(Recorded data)
+===+

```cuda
template <int W, int S, bool SHARED>
__global__ void __launch_bounds__(W * 32, 1) vtx_k_sw_fold(const SwArgs a)
{
    constexpr int C1 = kFoldC1, P = kFoldP, R = kFoldR, M = 8;
    constexpr int RS1 = P;

    extern __shared__ __align__(16) uint8_t smem_raw[];
    const int lane = threadIdx.x & 31, warp = threadIdx.x >> 5;
    const int u = lane >> 3, g = lane & 7;
    FoldRing<S>& ring = *reinterpret_cast<FoldRing<S>*>(smem_raw);
    uint8_t* const slots = smem_raw + fold_ring_bytes<S>();
    uint2* bnd = reinterpret_cast<uint2*>(slots + S * kFoldSlotBytes + warp * kFoldWarpBytes);
    uint8_t* codes = reinterpret_cast<uint8_t*>(bnd + kFoldPPW * kFoldRows + 4);

    const uint32_t n_tiles = __ldg(a.tile_start + a.n_loci);
    static_assert(SHARED || S == W, "per-warp tables: one slot per warp");
    const uint32_t run_len = SHARED ? fold_run_len(n_tiles, gridDim.x, W, kTileChunk)
                                    : max(1u, min(uint32_t(kTileChunk), n_tiles / (gridDim.x * W * 16u)));
    const uint32_t one = a.one;
    uint32_t w_next = 0, w_end = 0, w_locus = 0, w_cached = kFoldNoTile;
    if (threadIdx.x == 0) ring_init(ring);
    __syncthreads();

    for (;;) {
        __syncwarp();
        uint32_t tile, locus, slot;
        bool build;
        if constexpr (SHARED) {
            FoldTake tk{};
            if (lane == 0) tk = ring_take<FoldSyncDev>(ring, a.tile_counter, run_len, n_tiles);
            tile = __shfl_sync(0xffffffffu, tk.tile, 0);
            if (tile == kFoldNoTile) break;
            locus = fold_locate(a.tile_start, a.n_loci, __shfl_sync(0xffffffffu, tk.hint, 0), tile, lane);
            FoldBook bk{};
            if (lane == 0) bk = ring_book<FoldSyncDev>(ring, tk.ticket, locus);
            slot = __shfl_sync(0xffffffffu, bk.slot, 0);
            build = __shfl_sync(0xffffffffu, bk.build, 0);
        } else {
            if (w_next == w_end) {
                uint32_t chunk = 0;
                if (lane == 0) chunk = atomicAdd(a.tile_counter, 1u);
                chunk = __shfl_sync(0xffffffffu, chunk, 0);
                w_next = chunk * run_len;
                if (w_next >= n_tiles) break;
                w_end = min(w_next + run_len, n_tiles);
                w_locus = upper_locus(a.tile_start, a.n_loci, w_next);
            }
            tile = w_next++;
            while (tile >= __ldg(a.tile_start + w_locus + 1)) ++w_locus;
            locus = w_locus;
            slot = warp;
            build = locus != w_cached;
            w_cached = locus;
        }
        const uint32_t p0 = __ldg(a.pair_start + locus) + kFoldPPW * (tile - __ldg(a.tile_start + locus));
        const uint32_t p_end = __ldg(a.pair_start + locus + 1);
        uint32_t* prof = reinterpret_cast<uint32_t*>(slots + slot * kFoldSlotBytes);
        uint32_t* midtab = prof + kFoldPairRows * RS1;
        if (build) {
            const uint8_t* rh = a.hap_bytes + __ldg(a.ref_off + locus);
            const uint8_t* ah = a.hap_bytes + __ldg(a.alt_off + locus);
            const int n_ref = int(__ldg(a.ref_len + locus)), n_alt = int(__ldg(a.alt_len + locus));
            const int mid_ref = n_ref - 2 * P, mid_alt = n_alt - 2 * P;
            if (lane == 0) ring.mids[slot] = uint32_t(mid_ref) | uint32_t(mid_alt) << 16;
            if (lane < P / 4) {
                uint32_t fb[4], sb[4];
#pragma unroll
                for (int k = 0; k < 4; ++k) {
                    fb[k] = hap_code(__ldg(rh + 4 * lane + k));
                    sb[k] = hap_code(__ldg(rh + (n_ref - 1 - 4 * lane - k)));
                }
#pragma unroll
                for (uint32_t ra = 0; ra < 5; ++ra)
#pragma unroll
                    for (uint32_t rb = 0; rb < 5; ++rb) {
                        uint32_t w[4];
#pragma unroll
                        for (int k = 0; k < 4; ++k)
                            w[k] = pack2(ra == fb[k] ? kProfMatch : kProfMis, rb == sb[k] ? kProfMatch : kProfMis);
                        reinterpret_cast<uint4*>(prof + (5 * ra + rb) * RS1)[lane] = make_uint4(w[0], w[1], w[2], w[3]);
                    }
            }
            const int lmax = max(mid_ref, mid_alt);
            for (int idx = lane; idx < lmax * 8; idx += 32) {
                const int k = idx >> 3;
                const uint32_t r = uint32_t(idx & 7);
                const uint32_t rb = k < mid_ref ? hap_code(__ldg(rh + P + k)) : 5u;
                const uint32_t ab = k < mid_alt ? hap_code(__ldg(ah + P + k)) : 5u;
                midtab[idx] = pack2(r == rb ? kProfMatch : kProfMis, r == ab ? kProfMatch : kProfMis);
            }
            __syncwarp();
            if (SHARED && lane == 0) ring_publish<FoldSyncDev>(ring, slot);
        } else if (SHARED) {
            ring_wait<FoldSyncDev>(ring, slot);
        }
        const int mid_ref = int(ring.mids[slot] & 0xFFFFu), mid_alt = int(ring.mids[slot] >> 16);
        const uint32_t pair = p0 + u;
        const bool active = pair < p_end;
        int m = 0;
        uint8_t* cf = codes + (2 * u) * kFoldCodeStride;
        uint8_t* cp = cf + kFoldCodeStride;
        {
            const uint8_t* nib = nullptr;
            if (active) {
                const uint32_t rd = __ldg(a.pair_read + pair);
                m = int(__ldg(a.read_len + rd));
                nib = a.read_nib + __ldg(a.read_off + rd);
            }
            for (int e = g; e < kFoldCodeStride; e += 8)
                if (e < M || e >= M + m) cf[e] = 4;
            for (int b = g; 2 * b < m; b += 8) {
                const uint32_t by = __ldg(nib + b);
                cf[M + 2 * b] = uint8_t(nib_code(by >> 4));
                if (2 * b + 1 < m) cf[M + 2 * b + 1] = uint8_t(nib_code(by & 0xF));
            }
            __syncwarp();
            for (int e = g; e < kFoldCodeStride; e += 8)
                cp[e] = (e < M || e >= M + m) ? uint8_t(5 * 4 + 4) : uint8_t(5 * cf[e] + cf[2 * M + m - 1 - e]);
        }
        int mmax = m;
#pragma unroll
        for (int o = 16; o >= 1; o >>= 1) mmax = max(mmax, __shfl_xor_sync(0xffffffffu, mmax, o));
        __syncwarp();

        uint2* my_bnd = bnd + u * kFoldRows;
        const uint2* row_bnd = my_bnd + 7;
        uint32_t best;
        {
            uint32_t hg[C1], f[C1];
#pragma unroll
            for (int c = 0; c < C1; ++c) { hg[c] = kGOE2; f[c] = kNEG2; }
            uint32_t hg_last = kGOE2, e_last = kNEG2, diag_save = kGOE2;
            best = kBIAS2;
            const uint8_t* cA = cp + M - g;
            const uint32_t* lane_p = prof + g * C1;
            const int steps = mmax + 7;
#pragma unroll kFoldUnroll
            for (int t = 0; t < steps; ++t) {
                uint32_t hl = __shfl_up_sync(0xffffffffu, hg_last, 1, 8);
                uint32_t el = __shfl_up_sync(0xffffffffu, e_last, 1, 8);
                if (g == 0) { hl = kGOE2; el = kNEG2; }
                const uint4* pa = reinterpret_cast<const uint4*>(lane_p + uint32_t(cA[t]) * RS1);
                uint32_t diag = diag_save;
                diag_save = hl;
                uint32_t e = el, eg = hl, hleft = hl;
#pragma unroll
                for (int q = 0; q < C1 / 4; ++q) {
                    const uint4 a4 = pa[q];
                    const uint32_t sv[4] = { a4.x, a4.y, a4.z, a4.w };
                    uint32_t hh[4];
#pragma unroll
                    for (int k = 0; k < 4; ++k) {
                        const int c = 4 * q + k;
                        const uint32_t fc = __viaddmax_s16x2(f[c], kGE2, hg[c]);
                        e = __viaddmax_s16x2(e, kGE2, eg);
                        const uint32_t h = sw_h(diag, one, sv[k], fc, e);
                        hh[k] = h;
                        diag = hg[c];
                        hleft = hadd(h, one, c);
                        eg = hleft;
                        hg[c] = hleft;
                        f[c] = fc;
                    }
                    best = __vimax3_s16x2(best, hh[0], hh[1]);
                    best = __vimax3_s16x2(best, hh[2], hh[3]);
                }
                hg_last = hleft;
                e_last = e;
                if (g == 7) my_bnd[t] = make_uint2(hleft, e);
            }
#pragma unroll
            for (int o = 4; o >= 1; o >>= 1) best = __vmaxs2(best, __shfl_xor_sync(0xffffffffu, best, o));
            best = __vmaxs2(best, __byte_perm(best, 0, 0x1032));
        }
        __syncwarp();

        {
            const int lmax = max(mid_ref, mid_alt), lmin = min(mid_ref, mid_alt);
            const uint32_t short_mask = mid_ref < mid_alt ? 0x0000FFFFu : mid_alt < mid_ref ? 0xFFFF0000u : 0u;
            const int k_short = lmin != lmax ? lmin - 1 : -1;
            uint32_t hg[R], e[R], rc[R];
            const uint8_t* cfm = cf + M + R * g;
#pragma unroll
            for (int c = 0; c < R; ++c) {
                const int row = R * g + c;
                uint2 b = make_uint2(kGOE2, kNEG2);
                if (row < mmax) b = row_bnd[row];
                hg[c] = __byte_perm(b.x, 0, 0x1010);
                e[c] = __byte_perm(b.y, 0, 0x1010);
                rc[c] = uint32_t(cfm[c]) * 4u;
            }
            const int jlim = m - 2 - R * g;
            const uint2* jbnd = row_bnd + jlim;
            auto junction = [&](uint32_t mask) {
                uint32_t cross = kBIAS2;
#pragma unroll
                for (int c = 0; c < R; ++c) {
                    uint2 b = make_uint2(kGOE2, kGOE2);
                    if (c <= jlim) b = jbnd[-c];
                    const uint32_t ph = __byte_perm(b.x, 0, 0x3232), pe = __byte_perm(b.y, 0, 0x3232);
                    const uint32_t x1 = hg[c] + ph + kJuncH2;
                    const uint32_t x2 = e[c] + pe + kJuncE2;
                    cross = __vimax3_s16x2(cross, x1, x2);
                }
                best = __vmaxs2(best, (cross & mask) | (kBIAS2 & ~mask));
            };
            const uint8_t* tab = reinterpret_cast<const uint8_t*>(midtab);
#pragma unroll kFoldMidUnroll
            for (int k = 0; k < lmax; ++k) {
                const uint8_t* trow = tab + 32 * k;
                uint32_t diag = __shfl_up_sync(0xffffffffu, hg[R - 1], 1, 8);
                if (g == 0) diag = kGOE2;
                uint32_t aa[2], yy[2], ymax = kBIAS2;
#pragma unroll
                for (int c = 0; c < R; ++c) {
                    const uint32_t sv = *reinterpret_cast<const uint32_t*>(trow + rc[c]);
                    const uint32_t ec = __viaddmax_s16x2(e[c], kGE2, hg[c]);
                    const uint32_t av = __vimax3_s16x2(diag + sv, ec, kBIAS2);
                    const uint32_t yv = av + kFoldRowY2 * uint32_t(c);
                    diag = hg[c];
                    hg[c] = yv;
                    e[c] = ec;
                    aa[c & 1] = av;
                    yy[c & 1] = yv;
                    if (c & 1) {
                        best = __vimax3_s16x2(best, aa[0], aa[1]);
                        ymax = __vimax3_s16x2(ymax, yy[0], yy[1]);
                    }
                }
                if (R & 1) {
                    best = __vmaxs2(best, aa[0]);
                    ymax = __vmaxs2(ymax, yy[0]);
                }
                const uint32_t lane_ofs = uint32_t(-kGapExtend * R * g) * 0x10001u;
                uint32_t p = __shfl_up_sync(0xffffffffu, ymax + lane_ofs, 1, 8);
                if (g == 0) p = kScanNeg2;
#pragma unroll
                for (int o = 1; o < 8; o <<= 1) p = __vmaxs2(p, __shfl_up_sync(0xffffffffu, p, o, 8));
                p -= lane_ofs;
#pragma unroll
                for (int c = 0; c < R; ++c) {
                    const uint32_t yv = hg[c];
                    hg[c] = __viaddmax_s16x2(p, kGO2, yv) + fold_row_hg_add(c);
                    if (c + 1 < R) p = __vmaxs2(p, yv);
                }
                if (k == k_short) junction(short_mask);
            }
            junction(~short_mask);
#pragma unroll
            for (int o = 4; o >= 1; o >>= 1) best = __vmaxs2(best, __shfl_xor_sync(0xffffffffu, best, o));
            __syncwarp();
            if (SHARED && lane == 0) ring_release<FoldSyncDev>(ring, slot);
            if (active && g == 0) call_and_scatter(a, pair, best - kBIAS2);
        }
    }
}

}
```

+===+

In the entries above, find each line with "FoldSyncDev" and copy it.

            if (lane == 0) tk = ring_take<FoldSyncDev>(ring, a.tile_counter, run_len, n_tiles);
            if (lane == 0) bk = ring_book<FoldSyncDev>(ring, tk.ticket, locus);
            if (SHARED && lane == 0) ring_publish<FoldSyncDev>(ring, slot);
            ring_wait<FoldSyncDev>(ring, slot);
            if (SHARED && lane == 0) ring_release<FoldSyncDev>(ring, slot);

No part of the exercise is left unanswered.